Instructions for the task:
Report each line of the data that has "fmaf" somewhere in it.

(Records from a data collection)

------

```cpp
template <bool A16, bool DROP = false>
__global__ __launch_bounds__(512, 2) void conv3x3_bwd_fused_tp_kernel(
    const float* __restrict__ G, int ldg, int c0, const float* __restrict__ W2, const float* __restrict__ Z,
    const float* __restrict__ zmean, const float* __restrict__ zistd, float* __restrict__ DZ, int B, int H, int W,
    double* __restrict__ partials , const float* __restrict__ Xb, int ldx, int cx,
    const float* __restrict__ sB, const float* __restrict__ sC, float* __restrict__ GF,
    const float* __restrict__ scale2, const float* __restrict__ shift2, float* __restrict__ partialW ,
    eml::DropKey dk) {
  extern __shared__ __attribute__((aligned(16))) float smem[];
  constexpr int kGT = kHH * kHW * kPSG;
  constexpr int kZS = 48;
  float* g_l = smem;
  float* z_l = g_l + 2 * kGT;
  float* w_l = z_l + 2 * kTH * kTW * kZS;
  float* coef_l = w_l + 27 * 3 * 64;
  double* red = reinterpret_cast<double*>(coef_l + 32);
  const int tid = threadIdx.x, lane = tid & 63, wave = tid >> 6;
  const int r = lane & 15, kk = lane >> 4;

  for (int e = tid; e < 27 * 3 * 64; e += 512) {
    const int l = e & 63, g3 = e >> 6, n = g3 % 3, ts = g3 / 3, s3 = ts % 3, tap = ts / 3;
    w_l[e] = W2[((size_t)(4 * s3 + (l >> 4)) * 48 + 16 * n + (l & 15)) * 9 + tap];
  }
  if (tid < 24) coef_l[tid] = tid < 12 ? sB[cx + tid] : sC[cx + tid - 12];
// ... 25 lines not shown
#pragma unroll
  for (int it = 0; it < 2; ++it) {
    const int t = min(tid + 512 * it, kWideItems - 1), hp = t / 3;
    w_q[it] = t - 3 * hp;
    w_hy[it] = hp / kHW;
    w_hx[it] = hp - w_hy[it] * kHW;
  }
  f32x4 gt4[2], xt4[2];
  constexpr int kZI = kTH * kTW * 12 / 512;
  int z_pq[kZI];
#pragma unroll
  for (int it = 0; it < kZI; ++it) {
    const int t = tid + 512 * it;
    z_pq[it] = ((t / 12) << 4) | (t % 12);
  }
  auto stage_begin = [&](int tile) {
    const int b = tile / (ty_n * tx_n), rem = tile - b * (ty_n * tx_n);
    const int ty = rem / tx_n, tx = rem - ty * tx_n;
#pragma unroll
    for (int it = 0; it < 2; ++it) {
      const int gy = ty * kTH - 1 + w_hy[it], gx = tx * kTW - 1 + w_hx[it];
      w_ok[it] = gy >= 0 && gy < H && gx >= 0 && gx < W;
      w_pix[it] = (b * H + min(max(gy, 0), H - 1)) * W + min(max(gx, 0), W - 1);
      w_own[it] = w_ok[it] && w_hy[it] >= 1 && w_hy[it] <= kTH && w_hx[it] >= 1 && w_hx[it] <= kTW;
    }
  };
  auto g_load = [&](int it) {
    const float* gp = G + (size_t)w_pix[it] * ldg + c0 + 4 * w_q[it];
    const float* xp = Xb + (size_t)w_pix[it] * ldx + cx + 4 * w_q[it];
    if constexpr (A16) {
      asm volatile("global_load_dwordx4 %0, %1, off" : "=&v"(gt4[it]) : "v"(gp) : "memory");
      asm volatile("global_load_dwordx4 %0, %1, off" : "=&v"(xt4[it]) : "v"(xp) : "memory");
    } else {
      const float2 g0 = *reinterpret_cast<const float2*>(gp), g1 = *reinterpret_cast<const float2*>(gp + 2);
      const float2 x0 = *reinterpret_cast<const float2*>(xp), x1 = *reinterpret_cast<const float2*>(xp + 2);
      gt4[it] = f32x4{g0.x, g0.y, g1.x, g1.y};
      xt4[it] = f32x4{x0.x, x0.y, x1.x, x1.y};
    }
  };
  auto g_wait = [&]() {
    if constexpr (A16)
      asm volatile("s_waitcnt vmcnt(0)" : "+v"(gt4[0]), "+v"(xt4[0]), "+v"(gt4[1]), "+v"(xt4[1]) :: "memory");
  };
  auto g_commit = [&](int it, float* dst) {
    const float4 fb4 = *reinterpret_cast<const float4*>(coef_l + 4 * w_q[it]);
    const float4 fc4 = *reinterpret_cast<const float4*>(coef_l + 12 + 4 * w_q[it]);
    float4 v;
    v.x = fmaf(fb4.x, xt4[it][0], gt4[it][0]) + fc4.x;
    v.y = fmaf(fb4.y, xt4[it][1], gt4[it][1]) + fc4.y;
    v.z = fmaf(fb4.z, xt4[it][2], gt4[it][2]) + fc4.z;
    v.w = fmaf(fb4.w, xt4[it][3], gt4[it][3]) + fc4.w;
    if constexpr (DROP) v = eml::drop4(dk, (unsigned)w_pix[it], (unsigned)w_q[it], v);
    if (!w_ok[it]) v = make_float4(0.f, 0.f, 0.f, 0.f);
    float* d = dst + (w_hy[it] * kHW + w_hx[it]) * kPSG + 4 * w_q[it];
    *reinterpret_cast<float2*>(d) = make_float2(v.x, v.y);
    *reinterpret_cast<float2*>(d + 2) = make_float2(v.z, v.w);
    gt4[it] = f32x4{v.x, v.y, v.z, v.w};
  };
  auto g_store = [&](int it) {
    if (w_own[it]) *reinterpret_cast<float4*>(GF + ((unsigned)w_pix[it] * 12u + 4u * (unsigned)w_q[it])) = make_float4(gt4[it][0], gt4[it][1], gt4[it][2], gt4[it][3]);
  };
  auto z_dma = [&](int it, int b, int y0, int x0, int buf) {
    const int pix = z_pq[it] >> 4, q = z_pq[it] & 15;
    const int gy = min(y0 + (pix >> 5), H - 1), gx = min(x0 + (pix & 31), W - 1);
    const float* src = Z + ((size_t)(b * H + gy) * W + gx) * 48 + 4 * q;
    unsigned keep;
    const unsigned dst = __builtin_amdgcn_readfirstlane(
        (unsigned)(size_t)(const __attribute__((address_space(3))) char*)(z_l + buf * (kTH * kTW * kZS) + 4 * (64 * wave + 512 * it)));
    asm volatile("s_mov_b32 %0, m0\n\ts_mov_b32 m0, %2\n\ts_nop 0\n\tglobal_load_lds_dwordx4 %1, off\n\ts_mov_b32 m0, %0"
                 : "=&s"(keep) : "v"(src), "s"(dst) : "memory");
  };

  int tile = blockIdx.x, cur = 0;
  __syncthreads();
  if (tile < ntiles) {
    stage_begin(tile);
    g_load(0);
    g_load(1);
    {
      const int b = tile / (ty_n * tx_n), rem = tile - b * (ty_n * tx_n);
#pragma unroll
      for (int it = 0; it < kZI; ++it) z_dma(it, b, (rem / tx_n) * kTH, (rem % tx_n) * kTW, 0);
// ... 1901 lines not shown
                     (size_t)27 * 256, 1, 0, 0, 0, dW2);
  return eml::check_launch("eml_dense_conv3x3_bwd_weight_f32(reduce)");
}

#ifdef EML_STAMPS
extern "C" int eml_c3_read_stamps(unsigned long long* out, int reset) {
  if (hipMemcpyFromSymbol(out, HIP_SYMBOL(eml_c3_stamps), 8 * sizeof(unsigned long long)) != hipSuccess) return -1;
  if (reset) {
    const unsigned long long z[8] = {0};
    if (hipMemcpyToSymbol(HIP_SYMBOL(eml_c3_stamps), z, sizeof(z)) != hipSuccess) return -1;
  }
  return 0;
}
#endif
extern "C" int eml_dense_conv3x3_bwd_fused_supported(int ldg, int c0, int ldx, int cx) {
  return ((ldg & 1) == 0 && (c0 & 1) == 0 && (ldx & 1) == 0 && (cx & 1) == 0) ? 1 : 0;
}
template <bool DROP>
static int conv3x3_bwd_fused_launch(const char* name, const float* G, int ldg, int c0, const float* W2, const float* Z,
                                    const float* zmean, const float* zistd, float* DZ, int B, int H, int W, double* partials,
                                    int grid, const float* X, int ldx, int cx, const float* sB, const float* sC, float* GF,
                                    const float* scale2, const float* shift2, float* partialW, float* dW2, eml::DropKey dk,
                                    eml_stream_t stream) {
  if (!G || !W2 || !Z || !zmean || !zistd || !DZ || !partials || !X || !sB || !sC || !GF || !scale2 || !shift2 || !partialW ||
      !dW2 || B < 1 || H < 1 || W < 1 || grid < 1 || cx < 0)
    return eml::fail(EML_EINVAL, "%s: bad arguments", name);
  const auto al16 = [](const void* q) { return (reinterpret_cast<uintptr_t>(q) & 15) == 0; };
  if (!eml_dense_conv3x3_bwd_fused_supported(ldg, c0, ldx, cx) || !al16(G) || !al16(X) || !al16(GF) || !al16(Z) || !al16(scale2) ||
      !al16(shift2))
    return eml::fail(EML_EINVAL, "%s: needs even ldg, c0, ldx, cx and 16-byte aligned buffers", name);
  const bool a16 = (ldg & 3) == 0 && (c0 & 3) == 0 && (ldx & 3) == 0 && (cx & 3) == 0;
#ifndef EML_C3_WTP
#define EML_C3_WTP 1
#endif
#if EML_C3_WTP
  const size_t lds = (size_t)(2 * kHH * kHW * kPSG + 2 * kTH * kTW * 48 + 27 * 3 * 64 + 32) * sizeof(float) + 8 * 48 * 2 * sizeof(double);
  if (a16) {
    EML_ENSURE_LDS((&conv3x3_bwd_fused_tp_kernel<true, DROP>), lds);
    hipLaunchKernelGGL((conv3x3_bwd_fused_tp_kernel<true, DROP>), dim3(grid), dim3(512), lds, (hipStream_t)stream, G, ldg, c0, W2, Z,
                       zmean, zistd, DZ, B, H, W, partials, X, ldx, cx, sB, sC, GF, scale2, shift2, partialW, dk);
  } else {
    EML_ENSURE_LDS((&conv3x3_bwd_fused_tp_kernel<false, DROP>), lds);
    hipLaunchKernelGGL((conv3x3_bwd_fused_tp_kernel<false, DROP>), dim3(grid), dim3(512), lds, (hipStream_t)stream, G, ldg, c0, W2, Z,
                       zmean, zistd, DZ, B, H, W, partials, X, ldx, cx, sB, sC, GF, scale2, shift2, partialW, dk);
  }
  int rc = eml::check_launch(name);
  if (rc) return rc;
  hipLaunchKernelGGL(reduce_rows_kernel, dim3(21 * 256 / 64), dim3(256), 0, (hipStream_t)stream, partialW, grid,
                     (size_t)21 * 256, 3, 0, 0, 0, dW2);
  return eml::check_launch(DROP ? "eml_dense_conv3x3_bwd_fused_drop_f32(reduce)" : "eml_dense_conv3x3_bwd_fused_f32(reduce)");
#else
  const size_t lds = (size_t)(2 * kHH * kHW * kPSG + kHH * kHW * kPSW + 27 * 3 * 64 + 32) * sizeof(float) + 8 * 48 * 2 * sizeof(double);
  if (a16) {
    EML_ENSURE_LDS((&conv3x3_bwd_fused_kernel<true, DROP>), lds);
    hipLaunchKernelGGL((conv3x3_bwd_fused_kernel<true, DROP>), dim3(grid), dim3(512), lds, (hipStream_t)stream, G, ldg, c0, W2, Z, zmean,
                       zistd, DZ, B, H, W, partials, X, ldx, cx, sB, sC, GF, scale2, shift2, partialW, dk);
  } else {
    EML_ENSURE_LDS((&conv3x3_bwd_fused_kernel<false, DROP>), lds);
    hipLaunchKernelGGL((conv3x3_bwd_fused_kernel<false, DROP>), dim3(grid), dim3(512), lds, (hipStream_t)stream, G, ldg, c0, W2, Z, zmean,
                       zistd, DZ, B, H, W, partials, X, ldx, cx, sB, sC, GF, scale2, shift2, partialW, dk);
  }
  int rc = eml::check_launch(name);
  if (rc) return rc;
  hipLaunchKernelGGL(reduce_rows_kernel, dim3(27 * 256 / 64), dim3(256), 0, (hipStream_t)stream, partialW, 2 * grid,
                     (size_t)27 * 256, 1, 0, 0, 0, dW2);
  return eml::check_launch(DROP ? "eml_dense_conv3x3_bwd_fused_drop_f32(reduce)" : "eml_dense_conv3x3_bwd_fused_f32(reduce)");
#endif
}

extern "C" int eml_dense_conv3x3_bwd_fused_f32(const float* G, int ldg, int c0, const float* W2, const float* Z,
                                               const float* zmean, const float* zistd, float* DZ, int B, int H, int W,
                                               double* partials, int grid, const float* X, int ldx, int cx,
                                               const float* sB, const float* sC, float* GF, const float* scale2,
                                               const float* shift2, float* partialW, float* dW2, eml_stream_t stream) {
  return conv3x3_bwd_fused_launch<false>("eml_dense_conv3x3_bwd_fused_f32", G, ldg, c0, W2, Z, zmean, zistd, DZ, B, H, W, partials,
                                         grid, X, ldx, cx, sB, sC, GF, scale2, shift2, partialW, dW2, eml::DropKey{}, stream);
}

extern "C" int eml_dense_conv3x3_bwd_fused_drop_f32(const float* G, int ldg, int c0, const float* W2, const float* Z,
                                                    const float* zmean, const float* zistd, float* DZ, int B, int H, int W,
                                                    double* partials, int grid, const float* X, int ldx, int cx,
                                                    const float* sB, const float* sC, float* GF, const float* scale2,
                                                    const float* shift2, float* partialW, float* dW2, unsigned long long seed,
// ... 397 lines not shown
```

emlight_amd/csrc/dense_fwd.hip:

```cpp
#include "eml_common.h"
#include "eml_dropout.h"

namespace {

using f32x4 = __attribute__((ext_vector_type(4))) float;

__device__ __forceinline__ f32x4 mfma16(float a, float b, f32x4 c) {
  return __builtin_amdgcn_mfma_f32_16x16x4f32(a, b, c, 0, 0, 0);
}
__device__ __forceinline__ float f4c(const float4& v, int t) { return t == 0 ? v.x : t == 1 ? v.y : t == 2 ? v.z : v.w; }

__device__ __forceinline__ float4 bn_relu4(float4 x, float4 s, float4 t) {
  float4 r;
  r.x = fmaxf(fmaf(x.x, s.x, t.x), 0.f);
  r.y = fmaxf(fmaf(x.y, s.y, t.y), 0.f);
  r.z = fmaxf(fmaf(x.z, s.z, t.z), 0.f);
  r.w = fmaxf(fmaf(x.w, s.w, t.w), 0.f);
  return r;
}

__device__ __forceinline__ double shfl_xor_d(double v, int m) { return __shfl_xor(v, m, 64); }

template <int NT>
__device__ __forceinline__ void block_stats_store(double (&s)[NT], double (&q)[NT], double* red ,
// ... 219 lines not shown
        __builtin_amdgcn_fence(__ATOMIC_ACQUIRE, "wavefront");
      }
    }
  }
#ifndef EML_FWD_STATS_LDS
#pragma unroll
  for (int n = 0; n < 3; ++n)
#pragma unroll
    for (int g = 0; g < 4; ++g) {
#pragma unroll
      for (int o = 1; o < 16; o <<= 1) {
        ssum[n][g] += shfl_xor_d(ssum[n][g], o);
        ssq[n][g] += shfl_xor_d(ssq[n][g], o);
      }
      if (r == 0) {
        red[(wave * 48 + 16 * n + 4 * kk + g) * 2 + 0] = ssum[n][g];
        red[(wave * 48 + 16 * n + 4 * kk + g) * 2 + 1] = ssq[n][g];
      }
    }
#endif
  __syncthreads();
  for (int e = tid; e < 96; e += 256)
    partials[(size_t)blockIdx.x * 96 + e] = (red[e] + red[96 + e]) + (red[192 + e] + red[288 + e]);
}

constexpr int kTH = 8, kTW = 32;
constexpr int kHH = kTH + 2, kHW = kTW + 2;
constexpr int kPS = 56;

constexpr int kC3Threads = 512;
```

------

Answer to the problem:
    v.x = fmaf(fb4.x, xt4[it][0], gt4[it][0]) + fc4.x;
    v.y = fmaf(fb4.y, xt4[it][1], gt4[it][1]) + fc4.y;
    v.z = fmaf(fb4.z, xt4[it][2], gt4[it][2]) + fc4.z;
    v.w = fmaf(fb4.w, xt4[it][3], gt4[it][3]) + fc4.w;
  r.x = fmaxf(fmaf(x.x, s.x, t.x), 0.f);
  r.y = fmaxf(fmaf(x.y, s.y, t.y), 0.f);
  r.z = fmaxf(fmaf(x.z, s.z, t.z), 0.f);
  r.w = fmaxf(fmaf(x.w, s.w, t.w), 0.f);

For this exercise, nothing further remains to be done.